Mogrus portentosus

Scientific classification
- Domain: Eukaryota
- Kingdom: Animalia
- Phylum: Arthropoda
- Subphylum: Chelicerata
- Class: Arachnida
- Order: Araneae
- Infraorder: Araneomorphae
- Family: Salticidae
- Subfamily: Salticinae
- Genus: Mogrus
- Species: M. portentosus
- Binomial name: Mogrus portentosus Wesołowska & van Harten, 1994

= Mogrus portentosus =

- Authority: Wesołowska & van Harten, 1994

Species of spider

Mogrus portentosus is a species of jumping spider in the genus Mogrus that is endemic to Yemen. The spider was first described in 1994 by Wanda Wesołowska and Antonius van Harten. It is brown with a carapace that is between 2.3 and 2.7 mm and an abdomen that is between 2.3 and 3.5 mm long. The female is larger than the male. The spider resembles the related Mogrus fulvovittatus, particularly the female, which can only be clearly differentiated by looking the internal structure of its epigyne. The male is also distinguished by its copulatory organs. It has a distinctive loop on the end of its embolus and a bulbous base to its single tibial apophysis, or spike.

==Taxonomy==
Mogrus portentosus is a jumping spider that was first described by Wanda Wesołowska and Antonius van Harten in 1994. They allocated the species to the genus Mogrus, first raised by Eugène Simon in 1882. In Wayne Maddison's 2015 study of spider phylogenetic classification, the genus Mogrus was placed in the clade Simonida within the subfamily Saltafresia. He considered that it a member of the tribe Salticini. Two years later, in 2017, Jerzy Prószyński grouped the genus with nine other genera of jumping spiders under the name Hyllines, which was named after the genus Hyllus. He used the shape of the embolus as a distinguishing sign for the group. Hyllines was itself tentatively placed within a supergroup named Hylloida.

==Description==
The species is small and is superficially very similar to Mogrus fulvovittatus. The male has a convex brown carapace that is typically 2.3 mm long and between 1.7 mm wide. It has a covering of long brown hairs apart from two stripes down the middle made of white hairs. The eye field is short. The clypeus is also covered in white hairs. The chelicerae are brown while the labium and sternum are yellow. The abdomen is typically 2.3 mm long and 1.2 mm wide. Brown on the top, lined with two large white stripes to he ends, and yellow underneath, the entire abdomen has a dense covering of long brown and light hairs. The spinnerets are yellowish-grey. The legs are yellowish with long spines and brown hairs. The pedipalps are yellowish-brown. The palpal bulb has a single straight tibial apophysis, or spike, that has a bump at its base. The embolus. Is long and thin, with a loop on its tip.

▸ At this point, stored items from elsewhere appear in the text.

@torch.no_grad()
def vp_ce_partials(logits_local, target, vocab_start: int, vocab_total: int,
                   ignore_index: int = -100):
    _vp_check(logits_local, target, vocab_start, vocab_total)
    if _vp_hip(logits_local, target):
        picked, lse_local = _ext().ce_fwd(
            logits_local.contiguous(), target.contiguous(), ignore_index,
            vocab_start=vocab_start, vocab_total=vocab_total)
        return picked, lse_local
    xf = logits_local.to(torch.promote_types(logits_local.dtype, torch.float32))
    hit, col = _vp_hit(target, vocab_start, xf.shape[-1], ignore_index)
    xt = xf.gather(-1, col.unsqueeze(-1)).squeeze(-1)
    return torch.where(hit, xt, torch.zeros_like(xt)), torch.logsumexp(xf, dim=-1)


@torch.no_grad()
def vp_ce_grad(logits_local, target, lse, drow, vocab_start: int, vocab_total: int,
               ignore_index: int = -100, inplace: bool = False):
    _vp_check(logits_local, target, vocab_start, vocab_total)
    if _vp_hip(logits_local, target, lse, drow):
        lg = logits_local.contiguous()
        out = _ext().ce_bwd(
            lg, target.contiguous(), lse.float().contiguous(),
            drow.float().contiguous(), ignore_index, inplace,
            vocab_start=vocab_start, vocab_total=vocab_total)
        if inplace and lg is not logits_local:
            logits_local.copy_(out)
            return logits_local
        return out
    xf = logits_local.to(torch.promote_types(logits_local.dtype, torch.float32))
    hit, col = _vp_hit(target, vocab_start, xf.shape[-1], ignore_index)
    p = torch.exp(xf - lse.to(xf.dtype).unsqueeze(-1))
    p.scatter_add_(-1, col.unsqueeze(-1), -hit.to(p.dtype).unsqueeze(-1))
    scale = torch.where(target != ignore_index, drow.to(p.dtype), torch.zeros_like(drow, dtype=p.dtype))
    d = (p * scale.unsqueeze(-1)).to(logits_local.dtype)
    if inplace:
        logits_local.copy_(d)
        return logits_local
    return d


class _VocabParallelCE(torch.autograd.Function):

    @staticmethod
    def forward(ctx, logits_local, target, vocab_start, vocab_total, group,
                ignore_index, reduction):
        picked, lse_local = vp_ce_partials(
            logits_local, target, vocab_start, vocab_total, ignore_index)
        if group is not None and torch.distributed.get_world_size(group) > 1:
            m = lse_local.clone()
            torch.distributed.all_reduce(
                m, op=torch.distributed.ReduceOp.MAX, group=group)
            m = torch.where(m == float("-inf"), torch.zeros_like(m), m)
            both = torch.stack([torch.exp(lse_local - m), picked])
            torch.distributed.all_reduce(both, group=group)
            lse, picked = m + torch.log(both[0]), both[1]
        else:
            lse = lse_local
        valid = target != ignore_index
        rows = torch.where(valid, lse - picked, torch.zeros_like(lse))
        n_tok = valid.sum().clamp(min=1)
        ctx.save_for_backward(logits_local, target, lse, n_tok)
        ctx.args = (vocab_start, vocab_total, ignore_index, reduction)
        if reduction == "none":
            return rows
        return rows.sum() / n_tok.to(rows.dtype)

    @staticmethod
    def backward(ctx, dloss):
        logits_local, target, lse, n_tok = ctx.saved_tensors
        vocab_start, vocab_total, ignore_index, reduction = ctx.args
        if reduction == "none":
            drow = dloss.to(lse.dtype).contiguous()
        else:
            drow = (dloss / n_tok.to(dloss.dtype)).to(lse.dtype).expand(lse.shape[0]).contiguous()
        d = vp_ce_grad(logits_local, target, lse, drow, vocab_start, vocab_total,
                       ignore_index)
        return d, None, None, None, None, None, None


def vocab_parallel_cross_entropy(
    logits_local: torch.Tensor, target: torch.Tensor, vocab_start: int,
    vocab_total: int, group=None, ignore_index: int = -100,
    reduction: str = "mean",
) -> torch.Tensor:
    if reduction not in ("mean", "none"):
        raise ValueError(f"reduction must be 'mean' or 'none', got {reduction!r}")
    return _VocabParallelCE.apply(
        logits_local, target, int(vocab_start), int(vocab_total), group,
        int(ignore_index), reduction)


class _FlashAttention(torch.autograd.Function):

    @staticmethod
    def forward(ctx, q, k, v, scale):
        out, lse = _ext().fa_fwd(q, k, v, scale)
        ctx.save_for_backward(q, k, v, out, lse)
        ctx.scale = scale
        return out

    @staticmethod
    def backward(ctx, dout):
        q, k, v, out, lse = ctx.saved_tensors
        fused = os.environ.get("VESCALE_FA_FUSED_DVDK", "0") == "1"
        dq, dk, dv = _ext().fa_bwd2(
            q, k, v, out, dout.contiguous(), lse, ctx.scale, fused
        )
        return dq, dk, dv, None


def flash_attention_causal(q, k, v):
    import math

    scale = 1.0 / math.sqrt(q.shape[-1])
    if (
        _use_hip(q, k, v)
        and q.shape[-1] == 128
        and q.shape[2] % 256 == 0
        and os.environ.get("VESCALE_FA", "hip") == "hip"
    ):
        return _FlashAttention.apply(
            q.contiguous(), k.contiguous(), v.contiguous(), scale
        )
    return torch.nn.functional.scaled_dot_product_attention(
        q, k, v, is_causal=True, enable_gqa=q.shape[1] != k.shape[1]
    )


def _attention_ref(q, k, v, is_causal, shift, scale, dtype=None):
    if dtype is None:
        dtype = torch.promote_types(q.dtype, torch.float32)
    B, Hq, Sq, D = q.shape
    Hkv, Sk = k.shape[1], k.shape[2]
    qg = q.to(dtype).reshape(B, Hkv, Hq // Hkv, Sq, D)
    s = (qg @ k.to(dtype).unsqueeze(2).transpose(-1, -2)) * scale
    if is_causal:
        i = torch.arange(Sq, device=q.device).unsqueeze(1)
        j = torch.arange(Sk, device=q.device).unsqueeze(0)
        s = s.masked_fill(j > i + shift, float("-inf"))
    m = s.detach().amax(-1, keepdim=True)
    m = torch.where(m == float("-inf"), torch.zeros_like(m), m)
    e = torch.exp(s - m)
    l = e.sum(-1, keepdim=True)
    dead = l == 0
    l1 = torch.where(dead, torch.ones_like(l), l)
    out = (e / l1) @ v.to(dtype).unsqueeze(2)
    lse = torch.where(dead, torch.full_like(l, float("-inf")), m + torch.log(l1))
    lse_dtype = torch.promote_types(q.dtype, torch.float32)
    return (out.reshape(B, Hq, Sq, D).to(q.dtype),
            lse.reshape(B, Hq, Sq).to(lse_dtype))


class _FlashAttentionGen(torch.autograd.Function):

    @staticmethod
    def forward(ctx, q, k, v, scale, causal, shift):
        out, lse = _ext().fa_gen_fwd(q, k, v, scale, causal, shift)
        ctx.save_for_backward(q, k, v, out, lse)
        ctx.args = (scale, causal, shift)
        ctx.set_materialize_grads(False)
        return out, lse

    @staticmethod
    def backward(ctx, dout, dlse):
        q, k, v, out, lse = ctx.saved_tensors
        scale, causal, shift = ctx.args
        dout = torch.zeros_like(out) if dout is None else dout.contiguous()
        if dlse is not None:
            dlse = dlse.float().contiguous()
        dq, dk, dv = _ext().fa_gen_bwd(
            q, k, v, out, dout, lse, dlse, scale, causal, shift
        )
        return dq, dk, dv, None, None, None


def flash_attention(q, k, v, *, is_causal=False, causal_shift=0, scale=None,
                    return_lse=False):
    import math

    if causal_shift != 0 and not is_causal:
        raise ValueError("causal_shift != 0 requires is_causal=True")
    B, Hq, Sq, D = q.shape
    Hkv, Sk = k.shape[1], k.shape[2]
    if scale is None:
        scale = 1.0 / math.sqrt(D)
    hip = (
        os.environ.get("VESCALE_FA", "hip") == "hip"
        and all(t.is_cuda and t.dtype == torch.bfloat16 for t in (q, k, v))
        and D in (64, 128)
        and Hq % Hkv == 0
        and _use_hip(q, k, v)
    )
    if (hip and not return_lse and is_causal and causal_shift == 0
            and Sq == Sk and D == 128 and Sq % 256 == 0):
        return _FlashAttention.apply(
            q.contiguous(), k.contiguous(), v.contiguous(), scale
        )
    if hip:
        out, lse = _FlashAttentionGen.apply(
            q.contiguous(), k.contiguous(), v.contiguous(), float(scale),
            bool(is_causal), int(causal_shift),
        )
    else:
        out, lse = _attention_ref(q, k, v, is_causal, causal_shift, scale)
    return (out, lse) if return_lse else out


@torch.no_grad()
def adamw_step_flat(
    param_bf16: torch.Tensor,
    master_f32: Optional[torch.Tensor],
    grad: torch.Tensor,
    m: torch.Tensor,
    v: torch.Tensor,
    *,
    lr: float,
    beta1: float = 0.9,
    beta2: float = 0.95,
    eps: float = 1e-8,
    weight_decay: float = 0.0,
    step: int = 1,
    grad_scale: float = 1.0,
    clip_scale: Optional[torch.Tensor] = None,
):
    if _use_hip(param_bf16, grad, m, v):
        _ext().adamw_step(
            param_bf16, master_f32, grad, m, v, lr, beta1, beta2, eps,
            weight_decay, step, grad_scale, clip_scale,
        )
        return
    g = grad.float() * grad_scale
    if clip_scale is not None:
        g = g * clip_scale.item()
    p = master_f32 if master_f32 is not None else param_bf16.float()
    p.mul_(1 - lr * weight_decay)
    m.mul_(beta1).add_(g, alpha=1 - beta1)
    v.mul_(beta2).addcmul_(g, g, value=1 - beta2)
    bc1 = 1 - beta1**step
    bc2 = 1 - beta2**step
    denom = (v / bc2).sqrt().add_(eps)
    p.addcdiv_(m, denom, value=-lr / bc1)
    param_bf16.copy_(p.to(param_bf16.dtype))


@torch.no_grad()
def l2norm_sq(x: torch.Tensor) -> torch.Tensor:
    if _use_hip(x):
        return _ext().l2norm_sq(x.contiguous()).squeeze(0)
    return x.float().pow(2).sum()
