RTMI_EXPORT int rtmi_batch_create(const rtmi_field* f, const rtmi_params* p, int64_t R, const double* x0,
                                  const double* y0, const double* theta0, void* stream, rtmi_batch** out) {
    ARG_TRY(f && p && x0 && y0 && theta0 && out, "rtmi_batch_create: null argument");
    ARG_TRY(R > 0 && R < (1ll << 31), "rtmi_batch_create: R must be in [1, 2^31)");
    ARG_TRY(p->method >= RTMI_OP_MIN && p->method <= RTMI_OP_MAX, "rtmi_batch_create: method must be 1..11");
    ARG_TRY(p->dtype == f->dtype, "rtmi_batch_create: params.dtype differs from the field's dtype");
    ARG_TRY(p->step > 0 && std::isfinite(p->step), "rtmi_batch_create: step must be finite and > 0");
    ARG_TRY(p->gamma > 0 && p->gamma_step > 0, "rtmi_batch_create: gamma must be > 0");
    ARG_TRY(p->max_size >= 2, "rtmi_batch_create: max_size must be >= 2");
    ARG_TRY(p->method != 7 || p->max_size >= 4, "rtmi_batch_create: op7 needs max_size >= 4 (two bootstrap rows)");
    ARG_TRY(p->record_stride >= 0, "rtmi_batch_create: record_stride < 0");
    ARG_TRY(p->box[1] > p->box[0] && p->box[3] > p->box[2], "rtmi_batch_create: empty box");
    ARG_TRY(p->launch_mode >= RTMI_LAUNCH_AUTO && p->launch_mode <= RTMI_LAUNCH_PLAIN,
            "rtmi_batch_create: launch_mode must be 0 (auto), 1 (refill), 2 (sliced) or 3 (plain)");
    ARG_TRY(p->slice_steps >= 0, "rtmi_batch_create: slice_steps must be >= 0");
    ARG_TRY(p->refill_min >= 0 && p->refill_min <= 64, "rtmi_batch_create: refill_min must be in [0, 64]");
    ARG_TRY(p->exact_basis == 0 || p->exact_basis == 1, "rtmi_batch_create: exact_basis must be 0 or 1");
    ARG_TRY(p->field_path >= 0 && p->field_path <= 3, "rtmi_batch_create: field_path must be 0 (auto), 1 (global), 2 (wave-shared: LDS tile) or 3 (wave-shared: scalar cache)");
    ARG_TRY(p->sort_rays == 0 || p->sort_rays == 1, "rtmi_batch_create: sort_rays must be 0 or 1");
    ARG_TRY(p->lazy_clear == 0 || p->lazy_clear == 1, "rtmi_batch_create: lazy_clear must be 0 or 1");
    ARG_TRY(p->no_n_ray == 0 || p->no_n_ray == 1, "rtmi_batch_create: no_n_ray must be 0 or 1");
    ARG_TRY(!(p->no_n_ray && p->ext_n_ray), "rtmi_batch_create: no_n_ray set together with ext_n_ray");
    ARG_TRY(p->reference_order >= 0 && p->reference_order <= 3, "rtmi_batch_create: reference_order must be 0 .. 3 (RTMI_ORDER_*)");
    ARG_TRY(!(p->reference_order == RTMI_ORDER_REFERENCE && p->dtype != RTMI_F64), "rtmi_batch_create: reference_order 1 needs an fp64 batch (the reference has no fp32)");
    ARG_TRY(p->no_retrace == 0 || p->no_retrace == 1, "rtmi_batch_create: no_retrace must be 0 or 1");
    DEVICE_TRY(f, "rtmi_batch_create");
    rtmi_batch* b = new (std::nothrow) rtmi_batch();
    if (!b) return fail(RTMI_ERR_ALLOC, "rtmi_batch_create: host allocation failed");
    b->field = f; b->p = *p; b->R = R; b->esz = p->dtype == RTMI_F64 ? 8 : 4; b->stream = (hipStream_t)stream;
    if (p->method >= 10) gold_sup_derivatives(p->gamma_step, b->gold_sup);
    if (batch_exact(b) && (p->method == 1 || p->method == 4 || p->method == 7 || p->method == 8)) {
        const int rct = ensure_rcp14_table(b->stream);
        if (rct) { delete b; return rct; }
    }
    if (b->p.record_stride > 0 && b->p.rec_rows <= 0)
        b->p.rec_rows = ((int64_t)p->max_size + p->record_stride - 1) / p->record_stride;
    if (b->p.record_stride == 0) b->p.rec_rows = 0;
    int rc = RTMI_OK;
    auto body = [&]() -> int {
        const size_t Rz = (size_t)R;
        const int naux = p->method == 7 ? 7 : (rt::rotates_unit(p->method, p->dtype == RTMI_F64) && !ref_order(*p)) ? 5 : 3;
        HIP_TRY(hipMalloc(&b->state, 6 * Rz * sizeof(double) + naux * Rz * b->esz));
        HIP_TRY(hipMalloc(&b->istep, Rz * sizeof(int)));
        HIP_TRY(hipMalloc(&b->alive, Rz));
        HIP_TRY(hipMalloc(&b->launch, 3 * Rz * sizeof(double)));
        HIP_TRY(hipMalloc(&b->counters, 4 * sizeof(unsigned long long)));
        HIP_TRY(hipHostMalloc(&b->h_counters, 2 * sizeof(unsigned long long)));
        if (b->p.record_stride > 0) {
            if (p->ext_s_ray) b->s_ray = p->ext_s_ray;
            else { HIP_TRY(hipMalloc(&b->s_ray, (size_t)b->p.rec_rows * 6 * Rz * b->esz)); b->own_s = true; }
            if (p->no_n_ray) b->n_ray = nullptr;
            else if (p->ext_n_ray) b->n_ray = p->ext_n_ray;
            else { HIP_TRY(hipMalloc(&b->n_ray, (size_t)b->p.rec_rows * Rz * b->esz)); b->own_n = true; }
        }
        std::vector<double> sorted;
        if (p->sort_rays) {
            std::vector<int> perm(Rz);
            std::iota(perm.begin(), perm.end(), 0);
            const double ibx = 1.0 / (16.0 * f->hx), iby = 1.0 / (16.0 * f->hy);
            auto block = [&](int k) {
                const double u = (x0[k] - f->ax) * ibx, v = (y0[k] - f->ay) * iby;
                const long bu = u >= 0 && u < 65535 ? (long)u : (u < 0 ? -1 : 65535);
                const long bv = v >= 0 && v < 65535 ? (long)v : (v < 0 ? -1 : 65535);
                return bv * 65537 + bu;
            };
            std::vector<long> key(Rz);
            for (size_t k = 0; k < Rz; k++) key[k] = block((int)k);
            std::stable_sort(perm.begin(), perm.end(), [&](int i, int j) {
                if (key[i] != key[j]) return key[i] < key[j];
                const double a = theta0[i], c = theta0[j];
                if (a == a && c == c) return a < c;
                return a == a && c != c;
            });
            sorted.resize(3 * Rz);
            for (size_t k = 0; k < Rz; k++) {
                sorted[k] = x0[perm[k]]; sorted[Rz + k] = y0[perm[k]]; sorted[2 * Rz + k] = theta0[perm[k]];
            }
            HIP_TRY(hipMalloc(&b->perm, Rz * sizeof(int)));
            HIP_TRY(hipMemcpyAsync(b->perm, perm.data(), Rz * sizeof(int), hipMemcpyHostToDevice, b->stream));
            HIP_TRY(hipMemcpyAsync(b->launch, sorted.data(), 3 * Rz * 8, hipMemcpyHostToDevice, b->stream));
            HIP_TRY(hipStreamSynchronize(b->stream));
        } else {
            HIP_TRY(hipMemcpyAsync(b->launch, x0, Rz * 8, hipMemcpyHostToDevice, b->stream));
            HIP_TRY(hipMemcpyAsync(b->launch + Rz, y0, Rz * 8, hipMemcpyHostToDevice, b->stream));
            HIP_TRY(hipMemcpyAsync(b->launch + 2 * Rz, theta0, Rz * 8, hipMemcpyHostToDevice, b->stream));
        }
        HIP_TRY(hipStreamSynchronize(b->stream));
        int dev = 0, cus = 0, per_cu = 0;
        HIP_TRY(hipGetDevice(&dev));
        HIP_TRY(hipDeviceGetAttribute(&cus, hipDeviceAttributeMultiprocessorCount, dev));
        b->lat_simds = cus * 4;
        const StepBuild k = step_build(b);
        b->kfn_used = step_kernel(k, RTMI_LAUNCH_PLAIN);
        HIP_TRY(hipOccupancyMaxActiveBlocksPerMultiprocessor(&per_cu, step_kernel(k, RTMI_LAUNCH_REFILL), 256, 0));
        b->persistent_blocks = cus * (per_cu > 0 ? per_cu : 1);
        if (b->p.launch_mode == RTMI_LAUNCH_SLICED || b->p.launch_mode == RTMI_LAUNCH_AUTO) {
            HIP_TRY(hipOccupancyMaxActiveBlocksPerMultiprocessor(&per_cu, step_kernel(k, RTMI_LAUNCH_SLICED), 256, 0));
            b->sliced_blocks = cus * (per_cu > 0 ? per_cu : 1);
            if (getenv("RTMI_DEBUG")) fprintf(stderr, "rtmi: sliced kernel: %d CUs x %d resident blocks\n", cus, per_cu);
            if (b->p.launch_mode == RTMI_LAUNCH_SLICED)
                ARG_TRY(sliced_feasible(b),
                        "rtmi_batch_create: RTMI_LAUNCH_SLICED: slice_steps too small for this batch size and max_size (queue > 256 MB)");
            const bool may_slice = b->p.launch_mode == RTMI_LAUNCH_SLICED || (sliced_feasible(b) && (R + 255) / 256 > b->sliced_blocks);
            if (may_slice)
                HIP_TRY(hipMalloc(&b->sliced_ctl, (4 + sliced_capacity(b, sliced_steps(b))) * sizeof(unsigned long long)));
        }
        if (retrace_wanted(b)) {
            const int rcr = retrace_create(b, x0, y0, theta0);
            if (rcr) return rcr;
        }
        return batch_init_state(b, true);
    };
    try {
        rc = body();
    } catch (const std::exception& e) {
        rc = fail(RTMI_ERR_ALLOC, std::string("rtmi_batch_create: ") + e.what());
    }
    if (rc) { rtmi_batch_destroy(b); return rc; }
    *out = b;
    return RTMI_OK;
}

The female is similar to the male. It is slightly larger, with a carapace that is typically 2.7 mm long and 2.1 mm wide and an abdomen typically 3.5 mm long and 1.9 mm wide. Otherwise, the sexes look similar. The female has a large epigyne that has a depression that is semi-crescent in shape. Internally, the copulatory organs are more complex that other spiders in the genus. The copulatory openings lead to long winding insemination ducts and large spermathecae. Accessory glands are clearly visible. The spider can be easily distinguished from others in the genus by the shape of the male embolus, especially the characteristic loop at the tip, and the way that the base of the spike on the tibia is bulbous. The female is especially similar to Mogrus fulvovittatus, and only the internal structure of the epigyne tells it apart. This led to the authors deciding that one of the examples they thought was a member of this species was actually Mogrus praecinctus.

==Distribution==
Mogrus portentosus is endemic to Yemen. The holotype was discovered between Mokha and Khochna in 1992. Other examples have been found in other areas of the country, from Aden to Zinjibar. The spider is known to live in areas of human habitation and some examples have been found in cotton fields.